→ **Records to process**
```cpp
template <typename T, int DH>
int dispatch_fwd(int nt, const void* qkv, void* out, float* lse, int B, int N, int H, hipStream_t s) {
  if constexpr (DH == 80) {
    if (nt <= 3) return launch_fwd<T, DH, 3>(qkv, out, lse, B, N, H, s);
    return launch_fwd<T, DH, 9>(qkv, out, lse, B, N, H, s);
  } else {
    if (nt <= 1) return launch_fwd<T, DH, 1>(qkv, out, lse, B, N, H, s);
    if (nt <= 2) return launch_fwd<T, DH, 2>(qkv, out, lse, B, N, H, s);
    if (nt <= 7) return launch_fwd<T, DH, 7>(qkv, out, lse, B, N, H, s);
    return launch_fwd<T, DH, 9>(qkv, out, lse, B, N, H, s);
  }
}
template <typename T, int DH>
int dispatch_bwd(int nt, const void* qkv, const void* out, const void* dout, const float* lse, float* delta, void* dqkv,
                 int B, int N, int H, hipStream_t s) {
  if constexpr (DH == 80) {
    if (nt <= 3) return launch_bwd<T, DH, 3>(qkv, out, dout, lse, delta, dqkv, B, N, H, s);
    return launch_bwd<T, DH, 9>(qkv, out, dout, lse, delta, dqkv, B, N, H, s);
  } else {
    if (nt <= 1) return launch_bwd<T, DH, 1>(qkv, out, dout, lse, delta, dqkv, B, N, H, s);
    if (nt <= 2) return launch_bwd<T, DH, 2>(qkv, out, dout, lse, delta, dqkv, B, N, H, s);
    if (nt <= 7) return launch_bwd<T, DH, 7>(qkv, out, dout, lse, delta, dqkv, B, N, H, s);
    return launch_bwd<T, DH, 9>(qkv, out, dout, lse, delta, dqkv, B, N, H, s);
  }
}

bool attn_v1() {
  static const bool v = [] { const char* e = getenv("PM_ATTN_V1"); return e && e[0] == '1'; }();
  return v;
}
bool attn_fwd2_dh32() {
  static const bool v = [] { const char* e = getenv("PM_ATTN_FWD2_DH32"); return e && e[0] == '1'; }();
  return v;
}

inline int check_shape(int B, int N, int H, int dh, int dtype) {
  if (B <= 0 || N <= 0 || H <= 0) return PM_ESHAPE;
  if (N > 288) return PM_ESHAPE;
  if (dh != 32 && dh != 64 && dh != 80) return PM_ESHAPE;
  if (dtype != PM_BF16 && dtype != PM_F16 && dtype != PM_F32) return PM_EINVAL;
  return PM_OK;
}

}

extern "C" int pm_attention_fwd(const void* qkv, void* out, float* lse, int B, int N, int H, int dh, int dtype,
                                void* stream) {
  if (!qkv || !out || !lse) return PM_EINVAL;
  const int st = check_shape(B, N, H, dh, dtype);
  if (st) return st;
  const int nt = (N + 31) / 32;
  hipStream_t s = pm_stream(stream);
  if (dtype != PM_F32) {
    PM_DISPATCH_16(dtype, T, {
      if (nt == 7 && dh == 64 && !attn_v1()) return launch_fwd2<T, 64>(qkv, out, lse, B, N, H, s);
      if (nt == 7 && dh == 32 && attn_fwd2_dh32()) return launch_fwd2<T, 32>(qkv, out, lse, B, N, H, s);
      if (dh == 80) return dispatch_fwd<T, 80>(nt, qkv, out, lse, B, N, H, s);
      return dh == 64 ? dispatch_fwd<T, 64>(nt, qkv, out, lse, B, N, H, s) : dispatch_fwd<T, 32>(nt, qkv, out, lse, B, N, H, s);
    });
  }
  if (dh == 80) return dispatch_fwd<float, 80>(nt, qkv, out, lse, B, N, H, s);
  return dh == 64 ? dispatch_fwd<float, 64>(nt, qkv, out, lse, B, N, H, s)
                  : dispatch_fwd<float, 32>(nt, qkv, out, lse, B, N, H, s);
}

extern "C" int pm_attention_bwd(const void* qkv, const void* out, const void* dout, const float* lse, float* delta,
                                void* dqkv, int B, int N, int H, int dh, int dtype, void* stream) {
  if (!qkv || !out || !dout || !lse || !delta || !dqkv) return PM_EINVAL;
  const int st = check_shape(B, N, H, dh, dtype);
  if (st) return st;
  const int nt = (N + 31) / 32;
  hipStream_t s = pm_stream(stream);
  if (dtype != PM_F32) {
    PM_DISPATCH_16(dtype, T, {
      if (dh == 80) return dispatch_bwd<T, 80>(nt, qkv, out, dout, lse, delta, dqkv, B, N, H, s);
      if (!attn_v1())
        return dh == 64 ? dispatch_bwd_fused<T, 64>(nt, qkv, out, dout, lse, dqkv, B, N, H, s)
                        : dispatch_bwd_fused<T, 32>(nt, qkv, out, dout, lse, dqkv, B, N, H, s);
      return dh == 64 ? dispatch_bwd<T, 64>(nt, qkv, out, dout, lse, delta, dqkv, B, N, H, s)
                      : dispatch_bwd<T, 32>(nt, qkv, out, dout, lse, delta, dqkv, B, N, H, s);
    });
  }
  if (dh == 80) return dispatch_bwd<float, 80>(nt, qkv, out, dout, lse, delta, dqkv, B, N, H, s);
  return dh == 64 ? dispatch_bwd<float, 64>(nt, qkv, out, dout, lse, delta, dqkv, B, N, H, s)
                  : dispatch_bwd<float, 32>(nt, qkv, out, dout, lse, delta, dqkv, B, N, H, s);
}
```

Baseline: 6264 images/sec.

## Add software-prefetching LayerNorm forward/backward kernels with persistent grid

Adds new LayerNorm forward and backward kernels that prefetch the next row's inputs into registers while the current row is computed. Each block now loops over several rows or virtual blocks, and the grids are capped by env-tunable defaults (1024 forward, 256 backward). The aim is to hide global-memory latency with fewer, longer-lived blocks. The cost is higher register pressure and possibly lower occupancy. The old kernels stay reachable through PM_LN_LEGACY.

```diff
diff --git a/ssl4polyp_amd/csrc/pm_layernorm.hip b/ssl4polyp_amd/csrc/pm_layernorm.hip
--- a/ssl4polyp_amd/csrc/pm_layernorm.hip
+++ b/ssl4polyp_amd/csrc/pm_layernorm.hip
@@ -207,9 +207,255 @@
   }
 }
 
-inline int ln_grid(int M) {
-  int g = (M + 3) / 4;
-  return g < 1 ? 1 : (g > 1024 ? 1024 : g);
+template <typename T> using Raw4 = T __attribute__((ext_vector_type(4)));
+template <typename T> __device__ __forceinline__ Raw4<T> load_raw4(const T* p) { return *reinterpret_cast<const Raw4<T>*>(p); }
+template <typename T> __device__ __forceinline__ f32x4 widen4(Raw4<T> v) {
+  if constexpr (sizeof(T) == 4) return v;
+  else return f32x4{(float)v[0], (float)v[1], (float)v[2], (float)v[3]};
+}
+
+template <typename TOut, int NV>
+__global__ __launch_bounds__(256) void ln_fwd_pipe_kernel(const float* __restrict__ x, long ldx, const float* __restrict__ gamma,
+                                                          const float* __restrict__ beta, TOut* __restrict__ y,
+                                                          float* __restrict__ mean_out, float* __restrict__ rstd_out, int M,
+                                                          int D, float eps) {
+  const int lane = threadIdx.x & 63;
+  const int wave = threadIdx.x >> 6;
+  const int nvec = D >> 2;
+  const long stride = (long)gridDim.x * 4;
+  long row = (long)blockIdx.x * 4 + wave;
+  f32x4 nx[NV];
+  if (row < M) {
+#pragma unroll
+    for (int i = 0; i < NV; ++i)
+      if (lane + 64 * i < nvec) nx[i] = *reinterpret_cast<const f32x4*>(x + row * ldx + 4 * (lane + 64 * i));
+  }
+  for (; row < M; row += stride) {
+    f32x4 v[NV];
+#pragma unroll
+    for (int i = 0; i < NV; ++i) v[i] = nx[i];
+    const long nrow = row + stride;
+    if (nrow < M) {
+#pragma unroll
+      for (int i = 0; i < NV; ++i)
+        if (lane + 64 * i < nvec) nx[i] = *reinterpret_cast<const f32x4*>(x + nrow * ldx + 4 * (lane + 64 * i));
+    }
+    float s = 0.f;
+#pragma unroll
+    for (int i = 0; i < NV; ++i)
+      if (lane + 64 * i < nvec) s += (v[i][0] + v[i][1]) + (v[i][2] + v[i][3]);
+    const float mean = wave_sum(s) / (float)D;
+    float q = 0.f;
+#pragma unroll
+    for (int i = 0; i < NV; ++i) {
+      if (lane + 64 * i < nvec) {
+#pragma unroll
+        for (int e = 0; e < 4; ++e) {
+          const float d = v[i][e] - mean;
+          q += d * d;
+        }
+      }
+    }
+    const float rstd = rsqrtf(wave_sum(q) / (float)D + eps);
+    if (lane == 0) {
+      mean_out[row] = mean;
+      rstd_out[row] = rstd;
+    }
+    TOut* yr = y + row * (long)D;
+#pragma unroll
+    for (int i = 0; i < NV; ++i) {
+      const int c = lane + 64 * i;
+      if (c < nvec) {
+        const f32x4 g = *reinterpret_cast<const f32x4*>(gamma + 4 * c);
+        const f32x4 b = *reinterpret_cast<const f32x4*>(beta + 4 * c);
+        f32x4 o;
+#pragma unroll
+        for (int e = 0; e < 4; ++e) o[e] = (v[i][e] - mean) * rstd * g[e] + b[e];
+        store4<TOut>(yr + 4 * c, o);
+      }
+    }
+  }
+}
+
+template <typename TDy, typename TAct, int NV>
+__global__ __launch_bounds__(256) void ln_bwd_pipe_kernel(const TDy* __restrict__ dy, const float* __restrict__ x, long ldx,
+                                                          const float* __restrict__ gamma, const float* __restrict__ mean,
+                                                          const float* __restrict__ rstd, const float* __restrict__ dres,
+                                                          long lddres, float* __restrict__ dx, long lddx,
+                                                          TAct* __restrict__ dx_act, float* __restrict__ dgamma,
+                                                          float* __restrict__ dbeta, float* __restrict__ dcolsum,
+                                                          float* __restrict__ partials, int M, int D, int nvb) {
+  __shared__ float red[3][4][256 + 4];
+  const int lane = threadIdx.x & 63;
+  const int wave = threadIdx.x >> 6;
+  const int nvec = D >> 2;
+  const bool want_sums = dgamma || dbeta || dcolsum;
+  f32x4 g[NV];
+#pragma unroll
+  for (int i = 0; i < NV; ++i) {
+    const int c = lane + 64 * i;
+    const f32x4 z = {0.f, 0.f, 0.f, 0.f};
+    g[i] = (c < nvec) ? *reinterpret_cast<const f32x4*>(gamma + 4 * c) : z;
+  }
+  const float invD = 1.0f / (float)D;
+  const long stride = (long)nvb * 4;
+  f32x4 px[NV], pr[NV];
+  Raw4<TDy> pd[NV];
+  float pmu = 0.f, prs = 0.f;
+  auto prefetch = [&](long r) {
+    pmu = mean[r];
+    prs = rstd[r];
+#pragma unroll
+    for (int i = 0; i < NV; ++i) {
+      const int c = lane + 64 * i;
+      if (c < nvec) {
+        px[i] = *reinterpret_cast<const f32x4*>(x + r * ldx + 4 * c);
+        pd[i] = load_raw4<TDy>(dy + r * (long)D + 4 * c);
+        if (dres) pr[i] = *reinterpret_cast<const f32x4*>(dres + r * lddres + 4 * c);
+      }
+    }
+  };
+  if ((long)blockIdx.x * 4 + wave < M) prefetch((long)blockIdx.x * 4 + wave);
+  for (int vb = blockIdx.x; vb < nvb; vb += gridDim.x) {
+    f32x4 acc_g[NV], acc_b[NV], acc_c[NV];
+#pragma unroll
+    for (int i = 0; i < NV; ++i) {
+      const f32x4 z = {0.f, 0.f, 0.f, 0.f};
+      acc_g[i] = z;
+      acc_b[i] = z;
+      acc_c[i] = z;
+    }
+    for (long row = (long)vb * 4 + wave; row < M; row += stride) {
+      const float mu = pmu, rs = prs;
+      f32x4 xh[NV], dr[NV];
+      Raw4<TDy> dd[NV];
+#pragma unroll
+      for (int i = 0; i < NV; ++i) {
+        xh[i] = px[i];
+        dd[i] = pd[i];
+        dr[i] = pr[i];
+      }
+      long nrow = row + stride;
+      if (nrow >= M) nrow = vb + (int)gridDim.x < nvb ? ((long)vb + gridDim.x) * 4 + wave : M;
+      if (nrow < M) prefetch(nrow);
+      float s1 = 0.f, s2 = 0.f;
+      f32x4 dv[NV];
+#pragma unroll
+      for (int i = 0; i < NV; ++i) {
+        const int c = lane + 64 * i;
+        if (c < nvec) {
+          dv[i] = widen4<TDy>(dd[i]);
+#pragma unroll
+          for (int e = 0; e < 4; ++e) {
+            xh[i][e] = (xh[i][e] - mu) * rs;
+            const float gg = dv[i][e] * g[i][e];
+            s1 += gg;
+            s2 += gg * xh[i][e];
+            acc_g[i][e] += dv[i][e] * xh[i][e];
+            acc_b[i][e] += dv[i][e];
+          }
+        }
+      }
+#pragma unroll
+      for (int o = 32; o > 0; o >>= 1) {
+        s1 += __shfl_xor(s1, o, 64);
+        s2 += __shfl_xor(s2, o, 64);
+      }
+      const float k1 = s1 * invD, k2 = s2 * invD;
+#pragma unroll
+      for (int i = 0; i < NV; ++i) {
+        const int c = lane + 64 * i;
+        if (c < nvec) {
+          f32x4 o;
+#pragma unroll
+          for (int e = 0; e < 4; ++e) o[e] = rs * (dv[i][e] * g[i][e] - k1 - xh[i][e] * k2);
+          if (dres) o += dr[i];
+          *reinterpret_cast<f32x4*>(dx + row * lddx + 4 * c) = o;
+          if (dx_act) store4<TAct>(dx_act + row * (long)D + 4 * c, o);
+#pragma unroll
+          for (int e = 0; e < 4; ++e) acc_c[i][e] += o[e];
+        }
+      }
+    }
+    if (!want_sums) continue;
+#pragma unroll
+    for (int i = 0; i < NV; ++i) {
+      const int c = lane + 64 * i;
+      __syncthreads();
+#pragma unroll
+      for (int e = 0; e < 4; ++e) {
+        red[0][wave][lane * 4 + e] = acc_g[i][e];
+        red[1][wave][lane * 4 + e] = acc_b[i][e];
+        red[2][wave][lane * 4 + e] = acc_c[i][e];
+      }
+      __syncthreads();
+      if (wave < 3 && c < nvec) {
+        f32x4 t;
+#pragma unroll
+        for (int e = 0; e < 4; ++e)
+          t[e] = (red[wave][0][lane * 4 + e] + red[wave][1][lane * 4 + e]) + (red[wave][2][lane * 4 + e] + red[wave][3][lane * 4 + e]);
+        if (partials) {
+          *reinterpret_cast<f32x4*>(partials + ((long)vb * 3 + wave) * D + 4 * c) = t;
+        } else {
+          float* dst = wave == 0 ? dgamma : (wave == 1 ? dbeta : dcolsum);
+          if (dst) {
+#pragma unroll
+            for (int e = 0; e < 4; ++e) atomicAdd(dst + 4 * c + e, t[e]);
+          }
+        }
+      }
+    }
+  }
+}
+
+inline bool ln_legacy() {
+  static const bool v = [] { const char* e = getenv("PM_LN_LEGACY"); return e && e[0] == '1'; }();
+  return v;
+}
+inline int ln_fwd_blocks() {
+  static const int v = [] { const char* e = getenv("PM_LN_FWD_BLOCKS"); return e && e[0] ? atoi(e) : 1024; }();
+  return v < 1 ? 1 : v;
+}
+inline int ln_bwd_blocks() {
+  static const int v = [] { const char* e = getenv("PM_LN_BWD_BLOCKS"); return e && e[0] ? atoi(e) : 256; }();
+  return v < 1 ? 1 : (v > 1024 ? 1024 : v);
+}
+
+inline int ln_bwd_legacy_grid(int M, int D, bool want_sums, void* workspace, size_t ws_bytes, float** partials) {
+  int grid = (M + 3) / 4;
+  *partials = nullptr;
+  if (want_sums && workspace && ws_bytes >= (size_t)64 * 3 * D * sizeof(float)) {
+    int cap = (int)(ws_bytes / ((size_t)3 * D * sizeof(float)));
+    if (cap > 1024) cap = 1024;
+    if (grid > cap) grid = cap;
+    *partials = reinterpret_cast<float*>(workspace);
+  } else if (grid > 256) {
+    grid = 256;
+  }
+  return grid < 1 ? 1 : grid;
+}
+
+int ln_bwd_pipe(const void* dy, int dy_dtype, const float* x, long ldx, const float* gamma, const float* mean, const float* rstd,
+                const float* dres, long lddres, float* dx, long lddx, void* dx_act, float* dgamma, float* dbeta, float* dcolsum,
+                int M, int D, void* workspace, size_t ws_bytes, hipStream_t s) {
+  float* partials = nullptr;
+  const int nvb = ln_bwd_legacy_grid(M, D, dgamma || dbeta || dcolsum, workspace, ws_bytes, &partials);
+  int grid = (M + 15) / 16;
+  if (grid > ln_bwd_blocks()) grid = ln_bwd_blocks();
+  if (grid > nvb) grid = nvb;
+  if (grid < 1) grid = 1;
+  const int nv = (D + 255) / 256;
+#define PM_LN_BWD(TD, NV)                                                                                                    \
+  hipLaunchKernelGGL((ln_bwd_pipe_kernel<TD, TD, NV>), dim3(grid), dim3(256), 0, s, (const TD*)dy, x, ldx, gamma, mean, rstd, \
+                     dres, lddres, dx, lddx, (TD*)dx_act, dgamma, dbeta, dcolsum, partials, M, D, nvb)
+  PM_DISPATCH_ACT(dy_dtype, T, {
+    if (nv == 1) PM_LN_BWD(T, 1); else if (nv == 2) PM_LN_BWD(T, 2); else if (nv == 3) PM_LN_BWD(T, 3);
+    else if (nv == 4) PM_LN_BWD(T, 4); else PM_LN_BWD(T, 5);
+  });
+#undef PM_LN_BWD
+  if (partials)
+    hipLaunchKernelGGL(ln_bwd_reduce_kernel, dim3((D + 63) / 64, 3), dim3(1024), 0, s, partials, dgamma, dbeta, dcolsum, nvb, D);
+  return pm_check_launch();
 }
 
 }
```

→ **What is required**
Gather every line from the listing above in which "blockIdx" appears, and copy those lines.

→ **Solution to this problem**
+  long row = (long)blockIdx.x * 4 + wave;
+  if ((long)blockIdx.x * 4 + wave < M) prefetch((long)blockIdx.x * 4 + wave);
+  for (int vb = blockIdx.x; vb < nvb; vb += gridDim.x) {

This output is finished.